Description
Dunnage nougat
What a tale of oak and fire we have here! We selected a wonderfully fruity Speyside single malt, which was maturing in bourbon hogsheads. We moved the whisky into a variety of custom coopered casks. In American oak we had new oak hogsheads made with a heavy toast and a medium char, and new oak barriques with a heavy toast (no char) and a medium plus toast (a little lighter, again no char). In French oak we opted for barriques in the same toasting specifications as the American barriques.

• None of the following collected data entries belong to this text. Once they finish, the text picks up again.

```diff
diff --git a/ray-tracing-cuda_amd/csrc/scene.h b/ray-tracing-cuda_amd/csrc/scene.h
--- a/ray-tracing-cuda_amd/csrc/scene.h
+++ b/ray-tracing-cuda_amd/csrc/scene.h
@@ -59,6 +59,7 @@
   std::vector<SphereRec> spheres;
   std::vector<HotTri> tris;
   std::vector<PairBox> pair_boxes;
+  std::vector<PairSlab> pair_slabs;
   std::vector<PairPts> pair_pts;
   std::vector<TriPts> tri_pts;
   std::vector<TriNrm> tri_nrm;
diff --git a/ray-tracing-cuda_amd/csrc/scene.hip b/ray-tracing-cuda_amd/csrc/scene.hip
--- a/ray-tracing-cuda_amd/csrc/scene.hip
+++ b/ray-tracing-cuda_amd/csrc/scene.hip
@@ -72,6 +72,24 @@
   s.list_mag = fmaxf(s.list_mag, mag);
   s.pair_pts.push_back(pp);
   s.pair_boxes.push_back(bx);
+}
+
+static PairSlab pair_slab(const PairBox &bx, float list_mag) {
+  PairSlab r{};
+  const double widen = slab_widening(list_mag);
+  for (int a = 0; a < 3; a++) {
+    const double lo = (double)bx.mn[a] - widen, hi = (double)bx.mx[a] + widen;
+    const float c = (float)((lo + hi) / 2);
+    const double h = std::fmax(hi - (double)c, (double)c - lo);
+    float hf = (float)h;
+    if ((double)hf < h) hf = nextafterf(hf, INFINITY);
+    r.c[a] = c, r.h[a] = hf;
+  }
+  bool bounded = true;
+  for (int a = 0; a < 3; a++) bounded = bounded && std::isfinite(r.c[a]) && std::isfinite(r.h[a]);
+  if (!bounded)
+    for (int a = 0; a < 3; a++) r.c[a] = 0.f, r.h[a] = INFINITY;
+  return r;
 }
 
 static void push_pgram(Scene &s, V3 p0, V3 p1, V3 p2, int mat) {
@@ -511,7 +529,7 @@
 }
 
 std::string Scene::flatten() {
-  pair_boxes.clear(), pair_pts.clear(), tri_pts.clear(), tri_nrm.clear(), list_mag = 0.f;
+  pair_boxes.clear(), pair_slabs.clear(), pair_pts.clear(), tri_pts.clear(), tri_nrm.clear(), list_mag = 0.f;
   sph_groups.clear(), sph_members.clear(), sph_mag = 0.f;
   sliver_faces = 0;
   runs.clear(), spheres.clear(), tris.clear(), bvh_recs.clear(), face_of_orig.clear(), nodes.clear(), qnodes.clear(), faces.clear(), leaf_paths.clear(), tops.clear(),
@@ -799,6 +817,8 @@
     tris.push_back(HotTri{});
     tris.push_back(HotTri{});
     pair_boxes.push_back(PairBox{});
+    for (size_t i = 0; i + 1 < pair_boxes.size(); i++) pair_slabs.push_back(pair_slab(pair_boxes[i], list_mag));
+    pair_slabs.push_back(PairSlab{});
   }
   n_spheres = (int)spheres.size();
   if (!spheres.empty()) spheres.push_back(SphereRec{});
@@ -830,6 +850,15 @@
         return "margin budget: a world-list pair's bounds do not cover what its triangle tests can accept";
     }
     if (!(mag <= list_mag)) return "margin budget: list_mag is below a pair's coordinates";
+    if (pair_slabs.size() != pair_boxes.size()) return "margin budget: the slab table is out of step with the pair bounds";
+    const PairSlab &sl = pair_slabs[i];
+    const double widen = slab_widening(list_mag) * (1.0 - 0x1p-40);
+    for (int a = 0; a < 3; a++) {
+      if (thin ? !(sl.c[a] == 0.f && sl.h[a] == INFINITY)
+               : !(((double)sl.c[a] - (double)sl.h[a] <= (double)bx.mn[a] - widen && (double)sl.c[a] + (double)sl.h[a] >= (double)bx.mx[a] + widen) ||
+                   (sl.c[a] == 0.f && sl.h[a] == INFINITY)))
+        return "margin budget: a world-list pair's slab record does not cover its bounds at the edge of the origin reach";
+    }
   }
   if (tri_pts.size() != 2 * pair_pts.size() || tris.size() < tri_pts.size()) return "world list: triangle records out of step";
   for (size_t t = 0; t < tri_pts.size(); t++) {
diff --git a/ray-tracing-cuda_amd/csrc/scene_dev.h b/ray-tracing-cuda_amd/csrc/scene_dev.h
--- a/ray-tracing-cuda_amd/csrc/scene_dev.h
+++ b/ray-tracing-cuda_amd/csrc/scene_dev.h
@@ -57,6 +57,12 @@
   float mn[3], mx[3];
   int32_t pad[2];
 };
+struct PairSlab {
+  float c[3], h[3];
+  int32_t pad[2];
+};
+static_assert(sizeof(PairSlab) == sizeof(PairBox), "the slab table is addressed in PairBox records");
+inline const PairBox *pair_slabs_of(const PairBox *boxes, int32_t n_pairs) { return boxes + n_pairs + 1; }
 struct alignas(16) TriPts {
   float p0[3], e1[3], e2[3];
   int32_t flags;
diff --git a/ray-tracing-cuda_amd/rtmi/__init__.py b/ray-tracing-cuda_amd/rtmi/__init__.py
--- a/ray-tracing-cuda_amd/rtmi/__init__.py
+++ b/ray-tracing-cuda_amd/rtmi/__init__.py
@@ -567,6 +567,19 @@
         _check(fn(self.h, n, tp.ctypes.data_as(_u32p), ht.ctypes.data_as(_u32p), co.ctypes.data_as(_fp)), "rtmi_debug_list_records")
         return tp, ht, co
 
+    def pair_slabs(self):
+        fn = self.L.rtmi_debug_pair_slabs
+        fn.restype, fn.argtypes = C.c_int64, [C.c_void_p, C.c_int64, _u32p, _u32p, _fp]
+        n = _check(fn(self.h, 0, None, None, None), "rtmi_debug_pair_slabs")
+        sl, bx, mag = np.zeros((n, 8), np.uint32), np.zeros((n, 8), np.uint32), np.zeros(1, np.float32)
+        _check(fn(self.h, n, sl.ctypes.data_as(_u32p), bx.ctypes.data_as(_u32p), mag.ctypes.data_as(_fp)), "rtmi_debug_pair_slabs")
+        return sl.view(np.float32), bx.view(np.float32), float(mag[0])
+
+    def slab_reach(self):
+        fn = self.L.rtmi_debug_slab_reach
+        fn.restype, fn.argtypes = C.c_int, [C.c_void_p]
+        return bool(_check(fn(self.h), "rtmi_debug_slab_reach"))
+
     def render_lds_bytes(self, max_depth, threads=256):
         fn = self.L.rtmi_debug_render_lds_bytes
         fn.restype, fn.argtypes = C.c_int64, [C.c_void_p, C.c_int, C.c_int]
```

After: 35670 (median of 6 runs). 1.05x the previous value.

We found ourselves in a champagne frame of mind nosing neat, as we soaked gingerbread in the celebratory-worthy bubbly beside a classic kir royale cocktail with crème de cassis. On the palate, pears poached in pinot noir came topped with chantilly cream and vanilla custard, before a refreshing finish of elderflower sorbet. Following reduction one Panel member had torrone – Italian nougat flavoured with orange and packed with toasted almonds – in a dunnage warehouse, while others enjoyed caramelised cinnamon plantain. The taste was that of bergamot honey on creamy porridge with butter, as well as candied-and-coated-in-sugar yuzu peels.
Cask 59.86 The beneficence of bees
The initial nose was dominated by bakery notes, from well-fired rolls and treacle scones to sugar buns. We also got heather honey, peach melba and new cask staves. The attractive and inviting palate had us smacking our lips to the sweet flavours of dark chocolate coconut bars, digestive biscuits, rice pudding and chocolate-coated brazils; the finish was a warming flourish of black pepper, chilli and cardamom. The reduced nose encountered iced caramels, marshmallows and sugared almonds, perfumed candles and pine sawdust. The palate now combined waxy honeycomb and iced gingerbread with liquorice, linseed oil, paprika and oak.
RW3.7 Chocolate habanero
We were preparing a Jamaican jerk sauce with chocolate habaneros next to rum raisin oatmeal cookies while eating figgy brownies with cacao nibs and Egyptian Dukkha spice sprinkles using pistachios and rose petals next to a variety of Middle Eastern spices. Water added distinct aromas of vanilla and chocolate next to coffee beans, tobacco and gooseberry jam while the taste was now soft and smooth like a cup of Turkish coffee served from a copper Cezve with a sweet Borek – a pie stuffed with chocolate or honey, pistachios and apricots. Following three years in a new charred oak barrel this whiskey was transferred into a Black Ops stout barrel that was previously a freshly emptied bourbon barrel.
Rare Release 149 Furtive gherkin
The Panel were immediately plunged into scrubbing an old barbecue grill. But on the side were lemons, buttery samphire, tangy pickles and chutney, and crackers with sea salt and black pepper. We also got whiffs of smoked ham and a summery coastal tang. Reduction brought out delicate threads of smoke, distant beach bonfire embers, engine oil and kippers smashed on to toasted brioche. When neat, the palate was sweetly lemony and smoky, with fish pâté, pickled cornichons, charred fennel, jalapeños in brine and clam broth. Water added layers of texture and thickness in the mouth, while bringing out gristy porridge notes, and other elements including lavender honey and a gherkin lurking in a dirty martini.
Cask 66.238 Blackbeard’s booty
Oooh-aaargh – Captain Blackbeard’s cheroot-slavered, rum-soaked whiskers shook as canons fired from the ship’s deck – quick, fetch the apothecary! Battle over – time for barbecued prawns on the beach. The palate gave us sugar-coated fennel seeds, jellied liquorice, banana fritters, cough sweets and “drinking piña colada from a farmer’s welly boot” – only distant memories of gunpowder. The reduced nose had engine oil, putty, vanilla fudge and “wiping up spilled rum with a chamois cloth”. The eminently quaffable palate now combined garibaldis and brown sugar with sweet smoke, tar and ash. After eight years in ex-bourbon wood we transferred this into a refill Trinidad rum barrel.